Ces modifications majeures ont retardé le chantier naval de Carthagène durant plusieurs années. L’Isaac Peral a été mis à l’eau en mai 2021, soit 16 ans après le début de sa fabrication. Le navire a ensuite traversé deux années d’essais intensifs en mer.

Le coût financier de ce correctif s’avère particulièrement lourd pour l’État espagnol. Estimé à 3,685 milliards d’euros en 2018, le budget total franchit la barre des 3,9 milliards d’euros l’année suivante. L’enveloppe initiale a ainsi été multipliée par dix.

Chaque unité de la flotte revient désormais à près d’un milliard d’euros. Cette hausse budgétaire place le programme S-80 parmi les ajustements industriels les plus onéreux d’Europe, illustrant la difficulté de maîtriser le coût des grands projets militaires.
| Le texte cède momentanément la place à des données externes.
#define DEFINE_ALL_PATHS(arr, n) do { _Pragma("unroll") for (int z_ = 0; z_ < (n); ++z_) (arr)[z_] = 0.0f; } while (0)
template <typename T>
__device__ __forceinline__ T *row_ptr(T *base, uint32_t byte_off) {
  return reinterpret_cast<T *>(reinterpret_cast<char *>(base) + byte_off);
}
template <typename T>
__device__ __forceinline__ const T *row_ptr(const T *base, uint32_t byte_off) {
  return reinterpret_cast<const T *>(reinterpret_cast<const char *>(base) + byte_off);
}
#define WAVE_SYNC() do { __builtin_amdgcn_fence(__ATOMIC_RELEASE, "workgroup"); __builtin_amdgcn_wave_barrier(); \
                         __builtin_amdgcn_fence(__ATOMIC_ACQUIRE, "workgroup"); } while (0)

#ifndef ASDR_PLL_CONSTS_IN_VGPRS
#define ASDR_PLL_CONSTS_IN_VGPRS 1
#endif
template <bool TWO_SUMS, int CH, bool PF = false, typename LD, typename ST>
__device__ __forceinline__ bool pll_loop(ChanSmall *Sc, const ChainConsts &K_, const float *sine, float two_pi, LD ld, ST st) {
    ChainConsts K = K_;
    if constexpr (PF && ASDR_PLL_CONSTS_IN_VGPRS) {
      asm("" : "+v"(K.pll_a1), "+v"(K.pll_b0), "+v"(K.pll_b1), "+v"(K.half_pi_f), "+v"(two_pi), "+v"(K.pll_alpha_freq), "+v"(K.pll_beta_freq), "+v"(K.pll_f_conv),
               "+v"(K.pll_lock_lo), "+v"(K.pll_lock_hi));
      asm("" : "+v"(K.sin_index_scale_d), "+v"(K.half_pi_d));
    }
    float y_re = Sc->pll_y_re, y_im = Sc->pll_y_im, prev_filt = Sc->pll_prev_filt;
    float d0 = Sc->pll_d0, d1 = Sc->pll_d1, phase_est = Sc->pll_phase_est, pfreq = Sc->pll_freq;
    bool locked = false;
    float nr[CH], ni[CH];
    if (PF) ld(0, nr, ni);
#pragma unroll 1
    for (int i = 0; i < ASDR_N; i += CH) {
      float xr[CH], xi[CH];
      if (PF) {
#pragma unroll
        for (int u = 0; u < CH; ++u) { xr[u] = nr[u]; xi[u] = ni[u]; }
        ld((i + CH < ASDR_N) ? i + CH : i, nr, ni);
      } else {
        ld(i, xr, xi);
      }
#pragma unroll
      for (int u = 0; u < CH; ++u) {
        const float x_re = xr[u], x_im = xi[u];
        const float d_re = x_re * y_re + x_im * y_im;
        const float d_im = x_im * y_re - x_re * y_im;
        const float err = approx_atan2<TWO_SUMS>(d_im, d_re, K.half_pi_f);
        d1 = d0;
        d0 = err - K.pll_a1 * d1;
        const float filt = K.pll_b0 * d0 + K.pll_b1 * d1;
        phase_est = __builtin_fmaf(filt + prev_filt, 0.5f, phase_est);
        prev_filt = filt;
        { const float pi_up = 3.14159274101257324f;
          const float turned = phase_est - __builtin_copysignf(two_pi, phase_est);
          phase_est = (fabsf(phase_est) >= pi_up) ? turned : phase_est;
          if (__any(fabsf(phase_est) >= pi_up)) {
            int turns = 1;
            while (phase_est >= pi_up && turns < ASDR_PLL_WRAP_MAX) { phase_est -= two_pi; ++turns; }
            while (phase_est <= -pi_up && turns < ASDR_PLL_WRAP_MAX) { phase_est += two_pi; ++turns; }
            if (turns >= ASDR_PLL_WRAP_MAX) phase_est = 0.0f;
          } }
#ifndef ASDR_PLL_FLAT_LOOKUPS
        sincos_pll(sine, phase_est, y_re, y_im, two_pi, SinIndexK{K.inv_two_pi_d, K.sin_index_scale_d}, K.half_pi_d);
#else
        y_re = cos_f32<true>(sine, phase_est, two_pi, SinIndexK{K.inv_two_pi_d, K.sin_index_scale_d}, K.half_pi_d);
        y_im = sin_f32<true>(sine, phase_est, two_pi, SinIndexK{K.inv_two_pi_d, K.sin_index_scale_d});
#endif
        pfreq = K.pll_alpha_freq * pfreq + K.pll_beta_freq * (filt * K.pll_f_conv);
        locked = (pfreq > K.pll_lock_lo) && (pfreq < K.pll_lock_hi);
        const float o_re = x_re * y_re + x_im * y_im, o_im = -x_re * y_im + x_im * y_re;
        xr[u] = locked ? o_re : x_re;
        xi[u] = locked ? o_im : x_im;
      }
      st(i, xr, xi);
    }
    Sc->pll_y_re = y_re; Sc->pll_y_im = y_im; Sc->pll_prev_filt = prev_filt;
    Sc->pll_d0 = d0; Sc->pll_d1 = d1; Sc->pll_phase_est = phase_est; Sc->pll_freq = pfreq;
    return locked;
}

template <int E0, int NE, bool TAPS_V = (ASDR_FIR_TAPS_IN_VGPRS != 0)>
__device__ __forceinline__ void hilbert_fir(const float *Lrow, int p0, v2f *acc2) {
  hilbert_fir_rows<E0, NE, TAPS_V>(Lrow + XP, p0, acc2, c_hilbert);
}
template <int STRIDE, int E0 = 4, int NE = 4>
__device__ __forceinline__ void asdr_stream_fir_helper(const UpdateArgs &a, float *lds) {
  const int lane = threadIdx.x & 63, c8 = lane >> 3, s8 = lane & 7, k0 = 16 * s8;
  float *L = lds + c8 * STRIDE;
  const int wave_g = (int)blockIdx.x % a.stream_waves;
  if (((a.direct_ch0 >= 0) ? a.direct_mode : a.sched[wave_g * 8].mode) == ASDR_AMmode) return;
#pragma unroll 1
  for (int blk = 0; blk < a.n_blocks; ++blk) {
    v2f acc2[NE];
#pragma unroll
    for (int e = 0; e < NE; ++e) acc2[e] = (v2f){0.0f, 0.0f};
    __syncthreads();
    if (ABL_ON(ABL_HIL)) hilbert_fir<E0, NE>(L, k0 >> 1, acc2);
    __syncthreads();
#pragma unroll
    for (int e = 0; e < NE; e += 2) *reinterpret_cast<float4 *>(L + W1 + k0 + 2 * (E0 + e)) = make_float4(acc2[e][0], acc2[e][1], acc2[e + 1][0], acc2[e + 1][1]);
    __syncthreads();
  }
}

Intégration dans la flotte espagnole et déploiement des unités suivantes de la série S-80

L’Isaac Peral, réimmatriculé S-81, a rejoint la base de Carthagène fin 2023 pour intégrer la flotte active. Équipé de torpilles lourdes et de missiles antinavires, le submersible est aussi capable de tirer des missiles de croisière terrestres.

Trois autres bâtiments doivent être livrés au cours des prochaines années. Le deuxième sous-marin de la série, le Narciso Monturiol, effectue actuellement ses premiers essais en mer. Ces sorties permettent de vérifier la fiabilité des modifications de structure.